I tried to uncomment the line in runtime.py, but I don’t know how to interpret the result. Here is what I obtain on one call to the AnisotropicGCN.forward():
FeatDict _z6 = READ_ROW(_z0, _z3)
FeatDict _z7 = READ_ROW(_z0, _z4)
FeatDict _z8 = READ_ROW(_z1, _z5)
FeatDict _z10 = EDGE_UDF(_z9, _z6, _z8, z7)
APPEND_ROW
(_z2, _z10)
Send took 0.485 s
FeatDict _z6 = READ_ROW(_z0, _z3)
FeatDict _z7 = READ_ROW(_z0, _z4)
FeatDict _z8 = READ_ROW(_z1, _z5)
FeatDict _z10 = EDGE_UDF(_z9, _z6, _z8, z7)
APPEND_ROW
(_z2, _z10)
Send took 0.332 s
FeatDict _z6 = READ_ROW(_z0, _z3)
FeatDict _z7 = READ_ROW(_z0, _z4)
FeatDict _z8 = READ_ROW(_z1, _z5)
FeatDict _z10 = EDGE_UDF(_z9, _z6, _z8, z7)
APPEND_ROW
(_z2, _z10)
Send took 0.361 s
FeatDict _z4 = READ_ROW(nf, _z1)
FeatDict _z5 = READ_ROW(msg, _z2)
FeatDict _z4 = NODE_UDF(_z3, _z4, _z5)
FeatDict _z9 = READ_ROW(nf, _z6)
FeatDict _z10 = READ_ROW(msg, _z7)
FeatDict _z9 = NODE_UDF(_z8, _z9, _z10)
FeatDict _z14 = READ_ROW(nf, _z11)
FeatDict _z15 = READ_ROW(msg, _z12)
FeatDict _z14 = NODE_UDF(_z13, _z14, _z15)
FeatDict _z19 = READ_ROW(nf, _z16)
FeatDict _z20 = READ_ROW(msg, _z17)
FeatDict _z19 = NODE_UDF(_z18, _z19, _z20)
FeatDict _z22 = MERGE_ROW(_z21, _z4, _z9, _z14, z19)
WRITE_DICT
(_z0, _z22)
FeatDict _z23 = READ_ROW(nf, recv_nodes)
FeatDict _z24 = UPDATE_DICT(_z23, _z0)
FeatDict _z26 = NODE_UDF(_z25, _z24)
FeatDict _z27 = UPDATE_DICT(_z0, z26)
WRITE_ROW
(nf, recv_nodes, _z27)
Recv took 45.900 s
Pop took 0.000 s
AnisotropicGCN took 47.081 s

Do these elements help you?

Hi,

It seems most time are spent on the READ_ROW operation, which is slow due to scattering certain rows out of a big tensor.

To verify this, could you also print out the time of each ir?
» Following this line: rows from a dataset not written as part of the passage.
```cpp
template <class S0, class S1, int ACTK, int MODE = MODE_FUSED>
DEV void wave_main2m(const GroupArgs& ga, int blk, int nblocks, int w, float* lds) {
    static_assert(same_type<typename S0::Shape, typename S1::Shape>::value, "merged launches need members of one network shape and neuron split");
    static_assert(S0::SLAB == S1::SLAB && S0::PACKED == S1::PACKED, "merged launches share the slab and the packed weight image");
    static_assert(S0::DW_NATURAL == S1::DW_NATURAL && S0::BFX_TR == S1::BFX_TR, "merged launches: one order of the dW tiles in the slab, one exchange-image layout");
    static_assert(MODE == MODE_FUSED || MODE == MODE_LOSS, "merged launches: the fused evaluation and the loss-only evaluation");
    const int wave = blk * S0::NW + w;
    Acc2<typename S0::Shape> ac;
    acc2_init<S0>(ac, ga, blk, w, MODE == MODE_FUSED);
    for (int j = 0; j < ga.nterms; ++j) ga.losspart[(size_t)wave * ga.nterms_total + ga.terms[j].term_id] = 0.0;
    wave_tiles2<S0, MODE, ACTK>(ga, blk, nblocks, w, lds, ac, 0, ga.sub_terms0, 0, ga.sub_tiles0);
    wg_barrier();
    wave_tiles2<S1, MODE, ACTK>(ga, blk, nblocks, w, lds, ac, ga.sub_terms0, ga.nterms, ga.sub_tiles0, ga.ntiles);
    if (ac.cur_term >= 0)
        ga.losspart[(size_t)wave * ga.nterms_total + ga.terms[ac.cur_term].term_id] = wave_sum_dd(ac.lsum, veq(lane_id() >> 4, 0));
    if (MODE != MODE_FUSED) return;
    wg_barrier();
    acc2_store<S0, (S0::PG > S1::PG ? S0::PG : S1::PG)>(ac, ga, blk, w, lds);
}

}
```

### neuralpde.jl_amd/csrc/vec.hpp

```cpp
#pragma once
#ifndef __HIPCC_RTC__
#include <cmath>
#include <cstdint>
#include <cstring>
#include <type_traits>
#endif

#ifdef PINN_EMU
#define DEV inline
#define HD inline
#define PINN_UNROLL
namespace wv {
constexpr int W = 64;
struct vbool { bool v[W]; };
struct vint {
    int v[W];
    vint() {}
    vint(int s) { for (int l = 0; l < W; ++l) v[l] = s; }
};
struct vfloat {
    float v[W];
    vfloat() {}
    vfloat(float s) { for (int l = 0; l < W; ++l) v[l] = s; }
};
// ... 54 lines not shown
#undef VFN1
inline vfloat vpow(const vfloat& a, const vfloat& b) { vfloat r; for (int l = 0; l < W; ++l) r.v[l] = std::pow(a.v[l], b.v[l]); return r; }
inline vfloat vmax(const vfloat& a, const vfloat& b) { vfloat r; for (int l = 0; l < W; ++l) r.v[l] = a.v[l] > b.v[l] ? a.v[l] : b.v[l]; return r; }
inline vfloat vmin(const vfloat& a, const vfloat& b) { vfloat r; for (int l = 0; l < W; ++l) r.v[l] = a.v[l] < b.v[l] ? a.v[l] : b.v[l]; return r; }
inline vbool vlt(const vint& a, int b) { vbool r; for (int l = 0; l < W; ++l) r.v[l] = a.v[l] < b; return r; }
inline vbool veq(const vint& a, int b) { vbool r; for (int l = 0; l < W; ++l) r.v[l] = a.v[l] == b; return r; }
inline vbool vgt(const vfloat& a, const vfloat& b) { vbool r; for (int l = 0; l < W; ++l) r.v[l] = a.v[l] > b.v[l]; return r; }
inline vbool vand(const vbool& a, const vbool& b) { vbool r; for (int l = 0; l < W; ++l) r.v[l] = a.v[l] && b.v[l]; return r; }
inline vfloat vselect(const vbool& m, const vfloat& a, const vfloat& b) { vfloat r; for (int l = 0; l < W; ++l) r.v[l] = m.v[l] ? a.v[l] : b.v[l]; return r; }
inline vint vselect(const vbool& m, const vint& a, const vint& b) { vint r; for (int l = 0; l < W; ++l) r.v[l] = m.v[l] ? a.v[l] : b.v[l]; return r; }
inline vfloat gload(const float* p, const vint& i) { vfloat r; for (int l = 0; l < W; ++l) r.v[l] = p[i.v[l]]; return r; }
inline vfloat gload_masked(const float* p, const vint& i, const vbool& m) { vfloat r; for (int l = 0; l < W; ++l) r.v[l] = m.v[l] ? p[i.v[l]] : 0.f; return r; }
inline void gstore(float* p, const vint& i, const vfloat& x) { for (int l = 0; l < W; ++l) p[i.v[l]] = x.v[l]; }
inline void gstore_masked(float* p, const vint& i, const vfloat& x, const vbool& m) { for (int l = 0; l < W; ++l) if (m.v[l]) p[i.v[l]] = x.v[l]; }
inline vfloat4 gload4(const float* p, const vint& i) { vfloat4 r; for (int k = 0; k < 4; ++k) for (int l = 0; l < W; ++l) r.x[k].v[l] = p[i.v[l] + k]; return r; }
inline void gstore4(float* p, const vint& i, const vfloat4& x) { for (int k = 0; k < 4; ++k) for (int l = 0; l < W; ++l) p[i.v[l] + k] = x.x[k].v[l]; }
struct vtape { vfloat r[32]; };
inline vfloat tape_get(const vtape& t, int i) { return t.r[i]; }
inline void tape_set(vtape& t, int i, const vfloat& x) { t.r[i] = x; }
inline void tape_zero(vtape& t) { for (int i = 0; i < 32; ++i) t.r[i] = vfloat(0.f); }
struct urec16 { int x, y, z, w; };
inline void sched_fence() {}
inline int opaque_lane(int x) { return x; }
template <int N> inline void lds_wait() {}
inline void chain_fence() {}
inline void store_pad() {}
inline void keep_alive(const vfloat4&) {}
inline void wave_prio(int) {}
template <int NGROUPS, int MFMA_PER, int AHEAD, int DS_PER = 1> inline void sched_gemm_prefetch() {}
inline void vsincos(const vfloat& x, vfloat& s, vfloat& c) { for (int l = 0; l < W; ++l) { s.v[l] = std::sin(x.v[l]); c.v[l] = std::cos(x.v[l]); } }
inline urec16 uload16(const void* p) { urec16 r; std::memcpy(&r, p, 16); return r; }
struct urec32 { int v[8]; };
inline urec32 uload32(const void* p) { urec32 r; std::memcpy(&r, p, 32); return r; }
struct ubuf { float* p; };
inline ubuf ub_make(const float* p, size_t) { return ubuf{const_cast<float*>(p)}; }
inline vfloat4 ub_load4(const ubuf& b, int soff, const vint& voff) { vfloat4 r; for (int k = 0; k < 4; ++k) for (int l = 0; l < W; ++l) r.x[k].v[l] = b.p[soff + voff.v[l] + k]; return r; }
inline vfloat4 ub_load4_sc1(const ubuf& b, int soff, const vint& voff) { return ub_load4(b, soff, voff); }
inline void ub_store4(const ubuf& b, int soff, const vint& voff, const vfloat4& x) { for (int k = 0; k < 4; ++k) for (int l = 0; l < W; ++l) b.p[soff + voff.v[l] + k] = x.x[k].v[l]; }
inline vfloat ub_load(const ubuf& b, int soff, const vint& voff) { vfloat r; for (int l = 0; l < W; ++l) r.v[l] = b.p[soff + voff.v[l]]; return r; }
inline vfloat ub_load_sc1(const ubuf& b, int soff, const vint& voff) { return ub_load(b, soff, voff); }
inline void ub_store4_wt(const ubuf& b, const vint& voff, const vfloat4& x) { for (int k = 0; k < 4; ++k) for (int l = 0; l < W; ++l) b.p[voff.v[l] + k] = x.x[k].v[l]; }
inline void gstore_masked_wt(float* p, const vint& i, const vfloat& x, const vbool& m) { for (int l = 0; l < W; ++l) if (m.v[l]) p[i.v[l]] = x.v[l]; }
inline void ustore_wt(double* p, double x) { *p = x; }
inline void ustore_wt(float* p, float x) { *p = x; }
inline float uload_wt(const float* p) { return *p; }
inline double uload_wt(const double* p) { return *p; }
// ... 294 lines not shown
DEV ubuf ub_make(const float* p, size_t nfloats) {
    return ubuf{__builtin_amdgcn_make_buffer_rsrc(const_cast<float*>(p), 0, (int)(nfloats * 4), 0x00020000)};
}
DEV vfloat4 ub_load4(ubuf b, int soff, vint voff) {
    return __builtin_bit_cast(vfloat4, __builtin_amdgcn_raw_buffer_load_b128(b.r, voff * 4, soff * 4, 0));
}
DEV vfloat4 ub_load4_sc1(ubuf b, int soff, vint voff) {
    return __builtin_bit_cast(vfloat4, __builtin_amdgcn_raw_buffer_load_b128(b.r, voff * 4, soff * 4, 16));
}
DEV void ub_store4(ubuf b, int soff, vint voff, vfloat4 x) {
    __builtin_amdgcn_raw_buffer_store_b128(__builtin_bit_cast(vuint4, x), b.r, voff * 4, soff * 4, 0);
}
DEV vfloat ub_load(ubuf b, int soff, vint voff) {
    return __builtin_bit_cast(float, __builtin_amdgcn_raw_buffer_load_b32(b.r, voff * 4, soff * 4, 0));
}
template <int AUX> DEV double ub_loadd(ubuf b, int soff, vint voff) {
    return __builtin_bit_cast(double, __builtin_amdgcn_raw_buffer_load_b64(b.r, voff * 8, soff * 8, AUX));
}
template <int AUX> DEV float ub_loadf(ubuf b, int soff, vint voff) {
    return __builtin_bit_cast(float, __builtin_amdgcn_raw_buffer_load_b32(b.r, voff * 4, soff * 4, AUX));
}
DEV void opaque_v(int& x) { asm volatile("" : "+v"(x)); }
DEV void opaque_s(int& x) { asm volatile("" : "+s"(x)); }
DEV vfloat ub_load_sc1(ubuf b, int soff, vint voff) {
    return __builtin_bit_cast(float, __builtin_amdgcn_raw_buffer_load_b32(b.r, voff * 4, soff * 4, 16));
}
DEV void ub_store4_wt(ubuf b, vint voff, vfloat4 x) {
    __builtin_amdgcn_raw_buffer_store_b128(__builtin_bit_cast(vuint4, x), b.r, voff * 4, 0, 16);
}
DEV void gstore_masked_wt(float* p, vint i, vfloat x, vbool m) { if (m) __hip_atomic_store(p + i, x, __ATOMIC_RELAXED, __HIP_MEMORY_SCOPE_AGENT); }
DEV void ustore_wt(double* p, double x) { __hip_atomic_store(p, x, __ATOMIC_RELAXED, __HIP_MEMORY_SCOPE_AGENT); }
DEV void ustore_wt(float* p, float x) { __hip_atomic_store(p, x, __ATOMIC_RELAXED, __HIP_MEMORY_SCOPE_AGENT); }
DEV float uload_wt(const float* p) { return __hip_atomic_load(p, __ATOMIC_RELAXED, __HIP_MEMORY_SCOPE_AGENT); }
DEV double uload_wt(const double* p) { return __hip_atomic_load(p, __ATOMIC_RELAXED, __HIP_MEMORY_SCOPE_AGENT); }
DEV vfloat lds_load(const float* p, vint i) { return p[i]; }
DEV void lds_store(float* p, vint i, vfloat x) { p[i] = x; }
DEV vfloat4 lds_load4(const float* p, vint i) { return *reinterpret_cast<const vfloat4*>(p + i); }
DEV void lds_store4(float* p, vint i, vfloat4 x) { *reinterpret_cast<vfloat4*>(p + i) = x; }
DEV void wave_fence() {
    __builtin_amdgcn_fence(__ATOMIC_RELEASE, "wavefront");
    __builtin_amdgcn_wave_barrier();
    __builtin_amdgcn_fence(__ATOMIC_ACQUIRE, "wavefront");
}
#ifndef PINN_PROBE
#define PINN_PROBE 0
#endif
// ... 197 lines not shown
```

Which can be done by modifying this, uncomment this line and time the exe.run() for each operation, changing it to import time; time_start=time.time(); exe.run(); print(time.time() - time_start)?

Thanks a lot! This would help us locate the problems.

Hello VoVAllen,
these are the results I get on one training epoch:

I cannot find anything that takes a really long time …

Thanks. It seems the time consuming part is at ir generation part. I’ll take a closer look this week.